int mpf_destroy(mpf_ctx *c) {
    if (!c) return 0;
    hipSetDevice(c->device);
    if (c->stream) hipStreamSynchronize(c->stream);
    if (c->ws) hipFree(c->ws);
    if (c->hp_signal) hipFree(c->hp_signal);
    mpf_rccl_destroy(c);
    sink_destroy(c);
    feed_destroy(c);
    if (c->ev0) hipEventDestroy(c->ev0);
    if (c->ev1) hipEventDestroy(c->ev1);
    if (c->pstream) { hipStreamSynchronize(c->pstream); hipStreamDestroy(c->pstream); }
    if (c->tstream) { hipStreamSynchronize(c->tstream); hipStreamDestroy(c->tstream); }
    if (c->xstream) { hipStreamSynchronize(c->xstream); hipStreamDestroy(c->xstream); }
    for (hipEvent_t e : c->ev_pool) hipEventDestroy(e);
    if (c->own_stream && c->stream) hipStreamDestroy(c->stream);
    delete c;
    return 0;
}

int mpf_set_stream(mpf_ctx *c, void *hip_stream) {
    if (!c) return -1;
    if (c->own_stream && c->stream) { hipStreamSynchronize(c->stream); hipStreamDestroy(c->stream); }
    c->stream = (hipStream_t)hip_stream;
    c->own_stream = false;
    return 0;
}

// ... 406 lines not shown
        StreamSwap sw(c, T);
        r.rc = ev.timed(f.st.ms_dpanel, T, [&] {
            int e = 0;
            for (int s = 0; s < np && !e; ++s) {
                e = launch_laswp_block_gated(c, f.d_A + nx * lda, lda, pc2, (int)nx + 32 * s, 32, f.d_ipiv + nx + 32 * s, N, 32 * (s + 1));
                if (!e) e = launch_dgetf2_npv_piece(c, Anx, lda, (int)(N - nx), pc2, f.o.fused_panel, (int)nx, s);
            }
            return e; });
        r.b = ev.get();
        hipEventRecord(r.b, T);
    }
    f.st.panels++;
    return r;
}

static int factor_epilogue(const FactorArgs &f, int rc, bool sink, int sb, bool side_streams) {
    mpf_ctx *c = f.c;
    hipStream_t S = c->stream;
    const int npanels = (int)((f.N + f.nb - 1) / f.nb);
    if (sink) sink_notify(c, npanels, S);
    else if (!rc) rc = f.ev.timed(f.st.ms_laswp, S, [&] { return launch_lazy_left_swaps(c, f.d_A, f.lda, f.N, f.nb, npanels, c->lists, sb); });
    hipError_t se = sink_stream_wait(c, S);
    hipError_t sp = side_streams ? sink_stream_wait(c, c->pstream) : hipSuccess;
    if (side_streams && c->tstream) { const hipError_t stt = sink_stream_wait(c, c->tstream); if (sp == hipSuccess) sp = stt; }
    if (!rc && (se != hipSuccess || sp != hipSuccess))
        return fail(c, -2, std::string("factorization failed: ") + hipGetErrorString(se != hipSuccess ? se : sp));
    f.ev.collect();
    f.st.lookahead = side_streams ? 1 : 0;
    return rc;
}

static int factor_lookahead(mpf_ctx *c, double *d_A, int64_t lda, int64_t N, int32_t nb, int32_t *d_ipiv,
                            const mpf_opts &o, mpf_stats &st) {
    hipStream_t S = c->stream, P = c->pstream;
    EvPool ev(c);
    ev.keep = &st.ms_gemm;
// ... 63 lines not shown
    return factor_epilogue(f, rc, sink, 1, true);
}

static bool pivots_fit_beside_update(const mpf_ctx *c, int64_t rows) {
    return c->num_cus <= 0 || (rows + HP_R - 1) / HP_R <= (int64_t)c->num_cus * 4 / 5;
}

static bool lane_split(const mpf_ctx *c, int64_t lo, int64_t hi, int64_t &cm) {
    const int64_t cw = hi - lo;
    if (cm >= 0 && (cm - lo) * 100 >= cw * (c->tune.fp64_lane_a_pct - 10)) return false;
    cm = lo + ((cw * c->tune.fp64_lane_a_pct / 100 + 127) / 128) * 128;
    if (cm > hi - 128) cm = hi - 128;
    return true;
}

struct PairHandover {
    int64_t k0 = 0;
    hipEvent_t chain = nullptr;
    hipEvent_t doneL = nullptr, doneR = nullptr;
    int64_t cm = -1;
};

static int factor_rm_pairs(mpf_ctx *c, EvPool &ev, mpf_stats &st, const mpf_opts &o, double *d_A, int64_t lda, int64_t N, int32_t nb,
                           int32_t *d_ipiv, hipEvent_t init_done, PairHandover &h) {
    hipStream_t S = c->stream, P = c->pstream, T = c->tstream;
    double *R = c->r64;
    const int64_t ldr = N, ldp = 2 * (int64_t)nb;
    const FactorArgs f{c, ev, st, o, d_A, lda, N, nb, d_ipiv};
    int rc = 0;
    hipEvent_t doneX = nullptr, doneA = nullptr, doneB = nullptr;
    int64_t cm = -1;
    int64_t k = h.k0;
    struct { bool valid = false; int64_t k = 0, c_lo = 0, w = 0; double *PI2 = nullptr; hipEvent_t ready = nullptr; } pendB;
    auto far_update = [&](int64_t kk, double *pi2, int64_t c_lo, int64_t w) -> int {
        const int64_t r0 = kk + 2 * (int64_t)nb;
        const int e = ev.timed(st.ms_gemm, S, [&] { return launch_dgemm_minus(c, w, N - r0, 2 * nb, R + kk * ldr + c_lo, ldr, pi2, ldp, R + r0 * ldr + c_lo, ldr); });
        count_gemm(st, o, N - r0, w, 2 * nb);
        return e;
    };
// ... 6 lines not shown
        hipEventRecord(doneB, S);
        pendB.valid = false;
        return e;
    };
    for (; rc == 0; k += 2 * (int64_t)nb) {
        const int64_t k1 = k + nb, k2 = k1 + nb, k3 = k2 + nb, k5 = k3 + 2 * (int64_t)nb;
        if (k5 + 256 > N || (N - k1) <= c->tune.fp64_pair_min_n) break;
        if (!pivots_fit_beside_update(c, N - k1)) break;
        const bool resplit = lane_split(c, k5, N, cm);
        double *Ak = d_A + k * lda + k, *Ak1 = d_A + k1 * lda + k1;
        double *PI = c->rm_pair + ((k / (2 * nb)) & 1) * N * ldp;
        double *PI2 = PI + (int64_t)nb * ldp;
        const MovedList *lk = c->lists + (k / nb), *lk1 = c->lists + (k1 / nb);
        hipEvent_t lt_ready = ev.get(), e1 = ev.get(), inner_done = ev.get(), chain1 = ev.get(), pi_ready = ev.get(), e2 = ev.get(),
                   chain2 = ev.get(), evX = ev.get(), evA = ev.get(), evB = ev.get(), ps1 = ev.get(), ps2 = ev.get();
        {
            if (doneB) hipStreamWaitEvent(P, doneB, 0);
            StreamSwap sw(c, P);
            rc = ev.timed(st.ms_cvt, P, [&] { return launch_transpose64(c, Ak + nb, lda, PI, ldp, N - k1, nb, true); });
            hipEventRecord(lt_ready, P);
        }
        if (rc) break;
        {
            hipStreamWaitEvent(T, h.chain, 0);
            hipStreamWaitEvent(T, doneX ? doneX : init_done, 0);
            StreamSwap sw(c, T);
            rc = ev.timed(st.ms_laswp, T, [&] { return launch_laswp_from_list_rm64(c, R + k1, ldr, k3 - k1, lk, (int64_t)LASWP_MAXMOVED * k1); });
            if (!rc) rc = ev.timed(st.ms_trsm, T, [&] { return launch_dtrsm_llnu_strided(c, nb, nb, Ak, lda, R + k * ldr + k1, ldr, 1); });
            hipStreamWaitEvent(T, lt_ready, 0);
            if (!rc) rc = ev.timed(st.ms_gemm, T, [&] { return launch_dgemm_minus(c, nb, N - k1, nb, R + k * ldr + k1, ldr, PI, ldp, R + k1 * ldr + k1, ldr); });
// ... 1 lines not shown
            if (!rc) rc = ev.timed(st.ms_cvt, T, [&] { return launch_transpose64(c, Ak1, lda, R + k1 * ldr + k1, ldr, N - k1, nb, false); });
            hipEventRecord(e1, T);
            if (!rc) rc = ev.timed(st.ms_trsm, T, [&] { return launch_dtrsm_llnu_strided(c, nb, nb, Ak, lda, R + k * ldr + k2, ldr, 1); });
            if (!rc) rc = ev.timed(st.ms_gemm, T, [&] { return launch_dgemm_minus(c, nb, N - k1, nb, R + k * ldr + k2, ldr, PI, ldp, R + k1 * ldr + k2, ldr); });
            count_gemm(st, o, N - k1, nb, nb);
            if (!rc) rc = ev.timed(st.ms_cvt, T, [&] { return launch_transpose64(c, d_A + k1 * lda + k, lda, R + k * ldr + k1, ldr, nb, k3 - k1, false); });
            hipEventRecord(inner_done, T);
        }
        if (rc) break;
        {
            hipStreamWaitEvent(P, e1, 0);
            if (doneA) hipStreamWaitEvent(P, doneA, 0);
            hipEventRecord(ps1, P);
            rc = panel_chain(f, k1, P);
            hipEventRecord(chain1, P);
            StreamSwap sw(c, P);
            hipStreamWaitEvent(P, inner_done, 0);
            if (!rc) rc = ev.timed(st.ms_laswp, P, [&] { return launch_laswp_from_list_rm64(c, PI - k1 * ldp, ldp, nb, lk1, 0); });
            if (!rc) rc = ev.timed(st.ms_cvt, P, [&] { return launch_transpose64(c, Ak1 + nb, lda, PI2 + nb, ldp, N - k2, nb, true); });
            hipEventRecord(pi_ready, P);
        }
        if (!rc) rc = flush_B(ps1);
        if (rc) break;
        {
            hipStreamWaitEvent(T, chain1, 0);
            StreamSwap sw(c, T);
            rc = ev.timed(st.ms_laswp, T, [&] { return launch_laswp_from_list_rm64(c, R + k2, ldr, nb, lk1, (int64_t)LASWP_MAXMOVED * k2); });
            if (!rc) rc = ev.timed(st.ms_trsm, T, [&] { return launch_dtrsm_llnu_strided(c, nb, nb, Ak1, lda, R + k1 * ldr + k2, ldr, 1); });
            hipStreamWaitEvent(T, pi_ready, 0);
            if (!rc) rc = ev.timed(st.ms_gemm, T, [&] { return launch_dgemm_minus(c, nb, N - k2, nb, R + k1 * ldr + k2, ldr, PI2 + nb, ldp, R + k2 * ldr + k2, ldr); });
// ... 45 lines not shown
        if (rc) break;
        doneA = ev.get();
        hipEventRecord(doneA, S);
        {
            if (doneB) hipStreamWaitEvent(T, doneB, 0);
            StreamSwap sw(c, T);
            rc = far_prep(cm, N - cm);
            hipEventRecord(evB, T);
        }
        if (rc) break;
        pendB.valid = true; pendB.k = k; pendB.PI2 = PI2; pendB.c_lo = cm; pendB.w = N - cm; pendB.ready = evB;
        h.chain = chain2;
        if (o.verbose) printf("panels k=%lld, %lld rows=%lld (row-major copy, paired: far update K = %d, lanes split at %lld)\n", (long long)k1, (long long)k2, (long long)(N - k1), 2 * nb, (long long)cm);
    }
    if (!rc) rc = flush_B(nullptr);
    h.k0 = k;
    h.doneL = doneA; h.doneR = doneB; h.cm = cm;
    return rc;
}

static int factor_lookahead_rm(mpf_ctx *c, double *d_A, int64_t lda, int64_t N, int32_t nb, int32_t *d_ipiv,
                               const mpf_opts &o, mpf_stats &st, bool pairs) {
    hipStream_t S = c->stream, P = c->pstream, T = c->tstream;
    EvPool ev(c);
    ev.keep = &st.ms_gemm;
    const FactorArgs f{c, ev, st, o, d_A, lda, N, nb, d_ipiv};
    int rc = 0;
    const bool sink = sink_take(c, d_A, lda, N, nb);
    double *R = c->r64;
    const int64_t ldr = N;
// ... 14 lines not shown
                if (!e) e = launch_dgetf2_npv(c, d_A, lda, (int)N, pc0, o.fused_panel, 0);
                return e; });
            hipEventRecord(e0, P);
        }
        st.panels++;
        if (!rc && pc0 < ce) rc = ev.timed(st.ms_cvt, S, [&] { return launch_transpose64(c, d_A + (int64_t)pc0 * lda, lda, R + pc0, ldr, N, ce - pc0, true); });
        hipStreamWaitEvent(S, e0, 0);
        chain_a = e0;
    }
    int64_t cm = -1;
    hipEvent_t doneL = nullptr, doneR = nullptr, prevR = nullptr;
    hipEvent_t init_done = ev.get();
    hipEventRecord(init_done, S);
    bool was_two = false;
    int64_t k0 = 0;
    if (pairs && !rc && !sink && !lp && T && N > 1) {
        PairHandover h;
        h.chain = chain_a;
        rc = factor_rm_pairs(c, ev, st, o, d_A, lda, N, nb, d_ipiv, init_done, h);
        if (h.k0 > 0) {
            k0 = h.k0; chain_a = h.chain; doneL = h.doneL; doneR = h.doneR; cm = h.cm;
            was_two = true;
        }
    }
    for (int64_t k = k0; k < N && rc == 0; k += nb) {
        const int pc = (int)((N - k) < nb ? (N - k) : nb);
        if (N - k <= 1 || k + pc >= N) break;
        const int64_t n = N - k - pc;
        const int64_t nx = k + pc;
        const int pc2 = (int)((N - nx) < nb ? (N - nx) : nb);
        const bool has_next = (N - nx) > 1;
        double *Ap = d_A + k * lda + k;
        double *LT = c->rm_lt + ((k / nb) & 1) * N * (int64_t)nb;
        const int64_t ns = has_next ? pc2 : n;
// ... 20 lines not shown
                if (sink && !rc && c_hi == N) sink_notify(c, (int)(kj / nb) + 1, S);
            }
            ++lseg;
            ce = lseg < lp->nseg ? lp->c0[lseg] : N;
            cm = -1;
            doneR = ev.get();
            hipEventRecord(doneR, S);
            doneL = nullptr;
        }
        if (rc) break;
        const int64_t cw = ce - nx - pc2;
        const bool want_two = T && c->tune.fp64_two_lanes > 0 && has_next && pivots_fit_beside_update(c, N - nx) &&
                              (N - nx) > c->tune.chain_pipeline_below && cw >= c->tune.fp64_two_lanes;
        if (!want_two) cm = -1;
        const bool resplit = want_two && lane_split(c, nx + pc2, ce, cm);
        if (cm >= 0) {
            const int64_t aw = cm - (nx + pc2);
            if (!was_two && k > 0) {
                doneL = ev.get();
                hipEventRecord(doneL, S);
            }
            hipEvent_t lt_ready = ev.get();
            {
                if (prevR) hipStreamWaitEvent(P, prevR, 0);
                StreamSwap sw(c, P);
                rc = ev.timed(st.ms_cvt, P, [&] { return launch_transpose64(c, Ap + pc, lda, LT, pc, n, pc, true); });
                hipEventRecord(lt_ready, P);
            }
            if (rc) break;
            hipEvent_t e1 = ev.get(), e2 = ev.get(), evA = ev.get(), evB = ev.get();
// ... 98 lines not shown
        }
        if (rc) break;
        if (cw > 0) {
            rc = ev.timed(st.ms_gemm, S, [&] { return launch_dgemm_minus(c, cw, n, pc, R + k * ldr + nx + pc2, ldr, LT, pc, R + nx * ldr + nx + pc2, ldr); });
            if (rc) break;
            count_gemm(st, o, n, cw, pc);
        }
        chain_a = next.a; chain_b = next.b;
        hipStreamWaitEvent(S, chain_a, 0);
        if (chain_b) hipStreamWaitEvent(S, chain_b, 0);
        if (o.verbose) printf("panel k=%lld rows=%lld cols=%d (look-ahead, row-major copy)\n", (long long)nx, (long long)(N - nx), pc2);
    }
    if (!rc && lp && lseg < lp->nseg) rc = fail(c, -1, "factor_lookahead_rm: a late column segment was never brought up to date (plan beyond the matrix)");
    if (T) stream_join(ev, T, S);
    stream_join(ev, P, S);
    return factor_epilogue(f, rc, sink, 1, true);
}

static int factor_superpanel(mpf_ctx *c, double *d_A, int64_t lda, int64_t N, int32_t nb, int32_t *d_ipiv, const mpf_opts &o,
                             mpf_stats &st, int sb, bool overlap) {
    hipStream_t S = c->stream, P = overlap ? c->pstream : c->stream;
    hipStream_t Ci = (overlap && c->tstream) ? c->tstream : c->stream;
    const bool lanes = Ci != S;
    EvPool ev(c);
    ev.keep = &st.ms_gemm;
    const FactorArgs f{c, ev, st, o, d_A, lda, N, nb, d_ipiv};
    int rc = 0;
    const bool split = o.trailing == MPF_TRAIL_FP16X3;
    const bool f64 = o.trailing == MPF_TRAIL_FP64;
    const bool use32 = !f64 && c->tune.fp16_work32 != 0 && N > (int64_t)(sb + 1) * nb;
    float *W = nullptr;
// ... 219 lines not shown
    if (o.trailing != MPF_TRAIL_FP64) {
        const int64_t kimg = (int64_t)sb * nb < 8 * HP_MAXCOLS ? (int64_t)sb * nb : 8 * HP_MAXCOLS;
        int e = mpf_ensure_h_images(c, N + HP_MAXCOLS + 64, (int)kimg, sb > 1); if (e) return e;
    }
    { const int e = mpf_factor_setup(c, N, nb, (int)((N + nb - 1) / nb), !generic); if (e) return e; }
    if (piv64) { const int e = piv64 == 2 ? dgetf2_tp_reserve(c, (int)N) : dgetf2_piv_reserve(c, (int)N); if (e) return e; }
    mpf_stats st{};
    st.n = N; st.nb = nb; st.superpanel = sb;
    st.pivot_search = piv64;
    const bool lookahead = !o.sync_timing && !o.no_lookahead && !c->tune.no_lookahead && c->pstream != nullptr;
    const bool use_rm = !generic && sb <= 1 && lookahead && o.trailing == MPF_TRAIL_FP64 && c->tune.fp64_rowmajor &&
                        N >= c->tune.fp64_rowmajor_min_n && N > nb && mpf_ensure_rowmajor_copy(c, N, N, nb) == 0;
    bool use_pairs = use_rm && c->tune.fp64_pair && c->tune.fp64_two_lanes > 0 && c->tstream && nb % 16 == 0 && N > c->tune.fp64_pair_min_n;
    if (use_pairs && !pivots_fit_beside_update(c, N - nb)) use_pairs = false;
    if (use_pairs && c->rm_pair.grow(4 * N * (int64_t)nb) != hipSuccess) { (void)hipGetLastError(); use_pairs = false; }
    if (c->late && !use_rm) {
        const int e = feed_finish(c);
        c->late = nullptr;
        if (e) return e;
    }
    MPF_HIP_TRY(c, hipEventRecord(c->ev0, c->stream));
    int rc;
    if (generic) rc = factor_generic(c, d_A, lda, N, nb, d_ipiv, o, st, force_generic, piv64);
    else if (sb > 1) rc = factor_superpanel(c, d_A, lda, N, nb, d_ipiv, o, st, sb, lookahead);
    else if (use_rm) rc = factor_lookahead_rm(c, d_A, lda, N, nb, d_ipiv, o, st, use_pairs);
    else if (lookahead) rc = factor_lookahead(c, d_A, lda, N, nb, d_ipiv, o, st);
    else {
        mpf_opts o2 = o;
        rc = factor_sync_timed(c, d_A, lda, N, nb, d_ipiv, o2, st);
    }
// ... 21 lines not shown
____________________
• [Task brief]: Each line that holds the word "static" should be extracted from the records.

• [Solution below]:
static int factor_epilogue(const FactorArgs &f, int rc, bool sink, int sb, bool side_streams) {
static int factor_lookahead(mpf_ctx *c, double *d_A, int64_t lda, int64_t N, int32_t nb, int32_t *d_ipiv,
static bool pivots_fit_beside_update(const mpf_ctx *c, int64_t rows) {
static bool lane_split(const mpf_ctx *c, int64_t lo, int64_t hi, int64_t &cm) {
static int factor_rm_pairs(mpf_ctx *c, EvPool &ev, mpf_stats &st, const mpf_opts &o, double *d_A, int64_t lda, int64_t N, int32_t nb,
static int factor_lookahead_rm(mpf_ctx *c, double *d_A, int64_t lda, int64_t N, int32_t nb, int32_t *d_ipiv,
static int factor_superpanel(mpf_ctx *c, double *d_A, int64_t lda, int64_t N, int32_t nb, int32_t *d_ipiv, const mpf_opts &o,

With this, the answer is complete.